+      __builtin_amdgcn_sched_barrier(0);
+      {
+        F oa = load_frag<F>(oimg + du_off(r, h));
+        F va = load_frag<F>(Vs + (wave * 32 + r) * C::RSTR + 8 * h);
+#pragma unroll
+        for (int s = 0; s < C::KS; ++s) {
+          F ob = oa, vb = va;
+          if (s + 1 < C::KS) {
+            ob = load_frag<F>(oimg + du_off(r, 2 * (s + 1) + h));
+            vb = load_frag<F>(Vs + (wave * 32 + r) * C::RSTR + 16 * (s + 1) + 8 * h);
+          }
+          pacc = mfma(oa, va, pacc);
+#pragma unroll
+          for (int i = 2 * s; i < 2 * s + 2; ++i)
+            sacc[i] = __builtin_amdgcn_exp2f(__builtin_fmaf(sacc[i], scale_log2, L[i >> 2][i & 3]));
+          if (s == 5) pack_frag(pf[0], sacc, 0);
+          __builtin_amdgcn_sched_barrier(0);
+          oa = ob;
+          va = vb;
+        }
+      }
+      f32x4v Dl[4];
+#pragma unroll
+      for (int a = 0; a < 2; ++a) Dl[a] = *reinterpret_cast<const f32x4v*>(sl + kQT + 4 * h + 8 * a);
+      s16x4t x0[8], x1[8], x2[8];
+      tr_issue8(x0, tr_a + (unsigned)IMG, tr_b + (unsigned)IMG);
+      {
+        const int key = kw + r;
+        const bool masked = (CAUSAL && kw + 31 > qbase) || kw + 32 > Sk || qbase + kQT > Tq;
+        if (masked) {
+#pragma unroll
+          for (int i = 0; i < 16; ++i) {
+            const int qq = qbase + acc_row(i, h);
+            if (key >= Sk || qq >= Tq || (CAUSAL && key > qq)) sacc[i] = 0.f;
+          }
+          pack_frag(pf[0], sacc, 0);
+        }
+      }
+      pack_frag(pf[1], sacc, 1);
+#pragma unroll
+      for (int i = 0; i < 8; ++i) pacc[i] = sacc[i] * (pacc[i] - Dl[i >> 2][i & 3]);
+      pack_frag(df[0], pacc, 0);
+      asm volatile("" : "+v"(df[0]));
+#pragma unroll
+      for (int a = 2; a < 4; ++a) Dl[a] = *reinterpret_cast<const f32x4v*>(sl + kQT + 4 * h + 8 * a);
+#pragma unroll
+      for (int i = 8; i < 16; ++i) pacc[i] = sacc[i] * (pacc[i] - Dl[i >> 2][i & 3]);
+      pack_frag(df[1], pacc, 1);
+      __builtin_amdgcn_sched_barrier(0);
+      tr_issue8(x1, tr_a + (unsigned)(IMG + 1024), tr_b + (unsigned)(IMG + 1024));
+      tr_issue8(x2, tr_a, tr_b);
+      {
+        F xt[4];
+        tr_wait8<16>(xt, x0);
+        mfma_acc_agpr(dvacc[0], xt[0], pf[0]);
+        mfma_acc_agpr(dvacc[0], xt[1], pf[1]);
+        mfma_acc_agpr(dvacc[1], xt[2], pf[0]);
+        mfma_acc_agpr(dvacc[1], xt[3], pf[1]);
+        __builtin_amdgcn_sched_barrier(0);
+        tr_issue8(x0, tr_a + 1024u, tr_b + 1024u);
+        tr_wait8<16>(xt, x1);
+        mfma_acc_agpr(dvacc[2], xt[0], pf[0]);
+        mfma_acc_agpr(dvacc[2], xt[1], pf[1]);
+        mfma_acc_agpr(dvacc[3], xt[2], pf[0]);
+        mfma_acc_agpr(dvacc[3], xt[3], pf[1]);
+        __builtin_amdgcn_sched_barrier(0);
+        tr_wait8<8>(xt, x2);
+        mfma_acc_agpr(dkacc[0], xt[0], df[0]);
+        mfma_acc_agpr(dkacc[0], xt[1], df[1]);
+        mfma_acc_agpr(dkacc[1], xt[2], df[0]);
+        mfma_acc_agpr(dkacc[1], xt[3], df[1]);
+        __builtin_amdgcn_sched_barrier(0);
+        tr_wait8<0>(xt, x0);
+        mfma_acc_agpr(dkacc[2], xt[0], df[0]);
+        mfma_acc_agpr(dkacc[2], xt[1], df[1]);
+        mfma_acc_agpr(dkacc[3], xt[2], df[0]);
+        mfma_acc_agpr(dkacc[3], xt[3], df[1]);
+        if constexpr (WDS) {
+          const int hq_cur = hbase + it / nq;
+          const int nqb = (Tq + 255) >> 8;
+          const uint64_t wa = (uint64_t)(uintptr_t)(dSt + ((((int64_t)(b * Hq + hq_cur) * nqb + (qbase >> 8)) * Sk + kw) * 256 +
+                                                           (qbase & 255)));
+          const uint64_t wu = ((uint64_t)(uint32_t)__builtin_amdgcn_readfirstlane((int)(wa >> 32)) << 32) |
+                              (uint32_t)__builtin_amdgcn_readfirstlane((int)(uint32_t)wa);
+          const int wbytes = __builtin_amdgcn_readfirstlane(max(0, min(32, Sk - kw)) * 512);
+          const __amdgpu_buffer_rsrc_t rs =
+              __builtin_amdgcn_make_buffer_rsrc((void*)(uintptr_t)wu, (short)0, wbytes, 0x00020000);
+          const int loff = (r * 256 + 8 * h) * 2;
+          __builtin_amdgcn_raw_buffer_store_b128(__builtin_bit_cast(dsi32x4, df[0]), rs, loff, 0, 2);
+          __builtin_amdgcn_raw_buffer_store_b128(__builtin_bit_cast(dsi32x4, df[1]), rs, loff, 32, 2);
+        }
* * * * * * * * *
• _What is needed_
All entries shown above should be duplicated without a single difference.

• _Your response_
+      __builtin_amdgcn_sched_barrier(0);
+      {
+        F oa = load_frag<F>(oimg + du_off(r, h));
+        F va = load_frag<F>(Vs + (wave * 32 + r) * C::RSTR + 8 * h);
+#pragma unroll
+        for (int s = 0; s < C::KS; ++s) {
+          F ob = oa, vb = va;
+          if (s + 1 < C::KS) {
+            ob = load_frag<F>(oimg + du_off(r, 2 * (s + 1) + h));
+            vb = load_frag<F>(Vs + (wave * 32 + r) * C::RSTR + 16 * (s + 1) + 8 * h);
+          }
+          pacc = mfma(oa, va, pacc);
+#pragma unroll
+          for (int i = 2 * s; i < 2 * s + 2; ++i)
+            sacc[i] = __builtin_amdgcn_exp2f(__builtin_fmaf(sacc[i], scale_log2, L[i >> 2][i & 3]));
+          if (s == 5) pack_frag(pf[0], sacc, 0);
+          __builtin_amdgcn_sched_barrier(0);
+          oa = ob;
+          va = vb;
+        }
+      }
+      f32x4v Dl[4];
+#pragma unroll
+      for (int a = 0; a < 2; ++a) Dl[a] = *reinterpret_cast<const f32x4v*>(sl + kQT + 4 * h + 8 * a);
+      s16x4t x0[8], x1[8], x2[8];
+      tr_issue8(x0, tr_a + (unsigned)IMG, tr_b + (unsigned)IMG);
+      {
+        const int key = kw + r;
+        const bool masked = (CAUSAL && kw + 31 > qbase) || kw + 32 > Sk || qbase + kQT > Tq;
+        if (masked) {
+#pragma unroll
+          for (int i = 0; i < 16; ++i) {
+            const int qq = qbase + acc_row(i, h);
+            if (key >= Sk || qq >= Tq || (CAUSAL && key > qq)) sacc[i] = 0.f;
+          }
+          pack_frag(pf[0], sacc, 0);
+        }
+      }
+      pack_frag(pf[1], sacc, 1);
+#pragma unroll
+      for (int i = 0; i < 8; ++i) pacc[i] = sacc[i] * (pacc[i] - Dl[i >> 2][i & 3]);
+      pack_frag(df[0], pacc, 0);
+      asm volatile("" : "+v"(df[0]));
+#pragma unroll
+      for (int a = 2; a < 4; ++a) Dl[a] = *reinterpret_cast<const f32x4v*>(sl + kQT + 4 * h + 8 * a);
+#pragma unroll
+      for (int i = 8; i < 16; ++i) pacc[i] = sacc[i] * (pacc[i] - Dl[i >> 2][i & 3]);
+      pack_frag(df[1], pacc, 1);
+      __builtin_amdgcn_sched_barrier(0);
+      tr_issue8(x1, tr_a + (unsigned)(IMG + 1024), tr_b + (unsigned)(IMG + 1024));
+      tr_issue8(x2, tr_a, tr_b);
+      {
+        F xt[4];
+        tr_wait8<16>(xt, x0);
+        mfma_acc_agpr(dvacc[0], xt[0], pf[0]);
+        mfma_acc_agpr(dvacc[0], xt[1], pf[1]);
+        mfma_acc_agpr(dvacc[1], xt[2], pf[0]);
+        mfma_acc_agpr(dvacc[1], xt[3], pf[1]);
+        __builtin_amdgcn_sched_barrier(0);
+        tr_issue8(x0, tr_a + 1024u, tr_b + 1024u);
+        tr_wait8<16>(xt, x1);
+        mfma_acc_agpr(dvacc[2], xt[0], pf[0]);
+        mfma_acc_agpr(dvacc[2], xt[1], pf[1]);
+        mfma_acc_agpr(dvacc[3], xt[2], pf[0]);
+        mfma_acc_agpr(dvacc[3], xt[3], pf[1]);
+        __builtin_amdgcn_sched_barrier(0);
+        tr_wait8<8>(xt, x2);
+        mfma_acc_agpr(dkacc[0], xt[0], df[0]);
+        mfma_acc_agpr(dkacc[0], xt[1], df[1]);
+        mfma_acc_agpr(dkacc[1], xt[2], df[0]);
+        mfma_acc_agpr(dkacc[1], xt[3], df[1]);
+        __builtin_amdgcn_sched_barrier(0);
+        tr_wait8<0>(xt, x0);
+        mfma_acc_agpr(dkacc[2], xt[0], df[0]);
+        mfma_acc_agpr(dkacc[2], xt[1], df[1]);
+        mfma_acc_agpr(dkacc[3], xt[2], df[0]);
+        mfma_acc_agpr(dkacc[3], xt[3], df[1]);
+        if constexpr (WDS) {
+          const int hq_cur = hbase + it / nq;
+          const int nqb = (Tq + 255) >> 8;
+          const uint64_t wa = (uint64_t)(uintptr_t)(dSt + ((((int64_t)(b * Hq + hq_cur) * nqb + (qbase >> 8)) * Sk + kw) * 256 +
+                                                           (qbase & 255)));
+          const uint64_t wu = ((uint64_t)(uint32_t)__builtin_amdgcn_readfirstlane((int)(wa >> 32)) << 32) |
+                              (uint32_t)__builtin_amdgcn_readfirstlane((int)(uint32_t)wa);
+          const int wbytes = __builtin_amdgcn_readfirstlane(max(0, min(32, Sk - kw)) * 512);
+          const __amdgpu_buffer_rsrc_t rs =
+              __builtin_amdgcn_make_buffer_rsrc((void*)(uintptr_t)wu, (short)0, wbytes, 0x00020000);
+          const int loff = (r * 256 + 8 * h) * 2;
+          __builtin_amdgcn_raw_buffer_store_b128(__builtin_bit_cast(dsi32x4, df[0]), rs, loff, 0, 2);
+          __builtin_amdgcn_raw_buffer_store_b128(__builtin_bit_cast(dsi32x4, df[1]), rs, loff, 32, 2);
+        }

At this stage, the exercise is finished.